The women's 400 metre freestyle event at the 2020 Summer Olympics was held from 25 to 26 July 2021 at the Tokyo Aquatics Centre. It was the event's twenty-third consecutive appearance, having been held at every edition since 1924.

Summary 
In one of the most anticipated races at these Games, Australia's Ariarne Titmus came from behind to hand the U.S.' defending Olympic champion Katie Ledecky her first-ever individual Olympic loss and become the first Australian to win the event since Shane Gould in 1972. Trailing Ledecky by nearly a body length at the halfway mark, Titmus launched a blistering final hundred to win the gold in 3:56.69, registering the second fastest time in history.
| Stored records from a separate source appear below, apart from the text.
template <bool SPLIT>
__global__ __launch_bounds__(512, 2) void k_conv3x3_f16x3(const unsigned char* __restrict__ Wl, const float* __restrict__ bias,
                                                          const float* __restrict__ inv_scale_ptr, const unsigned char* in, unsigned char* out,
                                                          const unsigned char* skip, const uint8_t* __restrict__ active, int n, int F,
                                                          unsigned* __restrict__ flag, const uint32_t* __restrict__ n_ptr RAZ_STAMP_PARAM) {
    extern __shared__ __attribute__((aligned(16))) unsigned char lds[];
    const int tid = threadIdx.x, lane = tid & 63, wv = tid >> 6;
    RAZ_STAMP_BEGIN;
    if (n_ptr) n = (int)*n_ptr < n ? (int)*n_ptr : n;
    const int noct = F / OCT, nchunks = F / 16;
    const int b = blockIdx.x;
    const int ot = (b >> 3) % noct;
    const int pg = (b / (8 * noct)) * 8 + (b & 7);
    const int p0 = pg * NWAVE, pos = p0 + wv;
    if (p0 >= n) return;
    const bool live = pos < n && (!active || active[pos]);
    const size_t pos_bytes = (size_t)F * 256;
    const unsigned char* in_pos = in + (size_t)(pos < n ? pos : n - 1) * pos_bytes;
    if (tid < 160) {
        const int im = tid / 80, k = tid % 80;
        ((f32x4*)(lds + LDS_ACT + im * ACT_IMG + Z_OFF))[k] = (f32x4){0.f, 0.f, 0.f, 0.f};
    }
    const int kg = lane >> 5;
    uint32_t boff[2][9];
#pragma unroll
    for (int nt = 0; nt < 2; ++nt) {
        const int sq = nt * 32 + (lane & 31), y = sq >> 3, x = sq & 7;
#pragma unroll
        for (int t = 0; t < 9; ++t) {
            const int yy = y + t / 3 - 1, xx = x + t % 3 - 1;
            const bool ok = yy >= 0 && yy < 8 && xx >= 0 && xx < 8;
            const int s2 = sq + (t / 3 - 1) * 8 + (t % 3 - 1);
            boff[nt][t] = ok ? (uint32_t)(wv * ACT_POS + kg * 2048 + s2 * 16) : (uint32_t)(Z_OFF + (s2 & 15) * 16);
        }
    }
    const uint32_t aoff = (uint32_t)(kg * 4096 + (lane & 31) * 16);
    f32x16 acc[4][2];
#pragma unroll
    for (int m = 0; m < 4; ++m)
#pragma unroll
        for (int nt = 0; nt < 2; ++nt)
#pragma unroll
            for (int r = 0; r < 16; ++r) acc[m][nt][r] = 0.f;
    const unsigned char* wsrc = Wl + (size_t)ot * nchunks * 3 * W_STAGE + lane * 16;
    const unsigned char* asrc = in_pos + lane * 16;
    auto issue = [&](int c, int tg) {
        const int st = c * 3 + tg;
        const unsigned char* src = wsrc + (size_t)st * W_STAGE;
        unsigned char* dst = lds + LDS_W + (st & 1) * W_STAGE;
        if constexpr (SPLIT) {
#pragma unroll
            for (int i = 0; i < 3; ++i) GLDS16(src + (wv * 3 + i) * 1024, dst + (wv * 3 + i) * 1024);
        } else {
            const int p0w = (wv >> 1) * 4 + (wv & 1);
            GLDS16(src + p0w * 1024, dst + p0w * 1024);
            if (wv < 4) GLDS16(src + (p0w + 16) * 1024, dst + (p0w + 16) * 1024);
        }
        if (tg == 0) {
            const unsigned char* a = asrc + (size_t)c * ACT_POS;
            unsigned char* ad = lds + LDS_ACT + (c & 1) * ACT_IMG + wv * ACT_POS;
#pragma unroll
            for (int pl = 0; pl < 4; pl += SPLIT ? 1 : 2) GLDS16(a + pl * 1024, ad + pl * 1024);
        }
    };
    issue(0, 0);
    for (int c = 0; c < nchunks; ++c) {
        const uint32_t abase = (uint32_t)(LDS_ACT + (c & 1) * ACT_IMG);
#pragma unroll
        for (int tg = 0; tg < 3; ++tg) {
            const int st = c * 3 + tg;
            RAZ_STAMP_BARRIER_IN;
            __syncthreads();
            RAZ_STAMP_BARRIER_OUT(st);
            if (tg < 2) issue(c, tg + 1);
            else if (c + 1 < nchunks) issue(c + 1, 0);
            const uint32_t wbase = (uint32_t)(LDS_W + (st & 1) * W_STAGE) + aoff;
#pragma unroll
            for (int tt = 0; tt < 3; ++tt) {
                const int t = tg * 3 + tt;
                if constexpr (SPLIT) {
                    h8 bh[2], bl[2];
#pragma unroll
                    for (int nt = 0; nt < 2; ++nt) {
                        bh[nt] = *(const h8*)(lds + abase + boff[nt][t]);
                        bl[nt] = *(const h8*)(lds + abase + boff[nt][t] + 1024);
                    }
#pragma unroll
                    for (int m = 0; m < 4; ++m) {
                        const h8 ah = *(const h8*)(lds + wbase + tt * 8192 + m * 512);
                        const h8 al = *(const h8*)(lds + wbase + tt * 8192 + m * 512 + 2048);
#pragma unroll
                        for (int nt = 0; nt < 2; ++nt) {
                            acc[m][nt] = __builtin_amdgcn_mfma_f32_32x32x16_f16(al, bh[nt], acc[m][nt], 0, 0, 0);
                            acc[m][nt] = __builtin_amdgcn_mfma_f32_32x32x16_f16(ah, bl[nt], acc[m][nt], 0, 0, 0);
                            acc[m][nt] = __builtin_amdgcn_mfma_f32_32x32x16_f16(ah, bh[nt], acc[m][nt], 0, 0, 0);
                        }
                    }
                } else {
                    h8 bh[2];
#pragma unroll
                    for (int nt = 0; nt < 2; ++nt) bh[nt] = *(const h8*)(lds + abase + boff[nt][t]);
#pragma unroll
                    for (int m = 0; m < 4; ++m) {
                        const h8 ah = *(const h8*)(lds + wbase + tt * 8192 + m * 512);
#pragma unroll
                        for (int nt = 0; nt < 2; ++nt) acc[m][nt] = __builtin_amdgcn_mfma_f32_32x32x16_f16(ah, bh[nt], acc[m][nt], 0, 0, 0);
                    }
                }
            }
        }
    }
    RAZ_STAMP_AT(2);
    if (!live) return;
    const float inv_scale = *inv_scale_ptr;
    unsigned char* out_pos = out + (size_t)pos * pos_bytes + lane * 16;
    const unsigned char* skip_pos = skip ? skip + (size_t)pos * pos_bytes + lane * 16 : nullptr;
    h8 skh[2][4], skl[2][4];
    auto load_skip = [&](int m) {
#pragma unroll
        for (int q = 0; q < 4; ++q) {
            const int oc8 = ot * OCT + m * 32 + q * 8;
            const size_t unit = (size_t)(oc8 >> 4) * ACT_POS + (size_t)((oc8 >> 3) & 1) * 2048;
            skh[m & 1][q] = *(const h8*)(skip_pos + unit);
            if constexpr (SPLIT) skl[m & 1][q] = *(const h8*)(skip_pos + unit + 1024);
        }
    };
    if (skip_pos) load_skip(0);
    bool over = false;
#pragma unroll
    for (int m = 0; m < 4; ++m) {
        if (skip_pos && m + 1 < 4) load_skip(m + 1);
#pragma unroll
        for (int q = 0; q < 4; ++q) {
            const int oc8 = ot * OCT + m * 32 + q * 8;
            const size_t unit = (size_t)(oc8 >> 4) * ACT_POS + (size_t)((oc8 >> 3) & 1) * 2048;
            float v[8];
#pragma unroll
            for (int j = 0; j < 4; ++j) halves_trade(acc[m][0][q * 4 + j], acc[m][1][q * 4 + j], kg, v[j], v[4 + j]);
#pragma unroll
            for (int j = 0; j < 8; ++j) v[j] = v[j] * inv_scale + bias[oc8 + j];
            if (skip_pos) {
                const h8 sh = skh[m & 1][q];
                if constexpr (SPLIT) {
                    const h8 sl = skl[m & 1][q];
#pragma unroll
                    for (int j = 0; j < 8; ++j) v[j] = v[j] + ((float)sh[j] + (float)sl[j]);
                } else {
#pragma unroll
                    for (int j = 0; j < 8; ++j) v[j] = v[j] + (float)sh[j];
                }
            }
            h8 hi, lo;
#pragma unroll
            for (int j = 0; j < 8; ++j) {
                const float r = v[j] > 0.0f ? v[j] : 0.0f;
                over |= !(r < 60000.0f);
                hi[j] = (_Float16)r;
                lo[j] = (_Float16)(r - (float)hi[j]);
            }
            *(h8*)(out_pos + unit) = hi;
            if constexpr (SPLIT) *(h8*)(out_pos + unit + 1024) = lo;
        }
    }
    if (over) flag[(size_t)pos * RAZ_NET_ROWFLAG_WORDS] = 1u;
    RAZ_STAMP_END;
}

While Ledecky took the early lead, she was unable to overtake Titmus in the final lap, settling for the silver in 3:57.36.

Meanwhile, China's Li Bingjie reset her Asian Record for the second time in as many days to take the bronze nearly four seconds back in 4:01.08. Whilst Canada's Summer McIntosh was third at the final turn, she faded down the stretch to finish fourth in a Canadian Record of 4:02.42. China's Tang Muhan (4:04.10), Germany's Isabel Gose (4:04.98), the U.S. Paige Madden (4:06.81) and New Zealand's Erika Fairweather (4:08:81) rounded out the championship field, with all four swimmers slower than their preliminary times.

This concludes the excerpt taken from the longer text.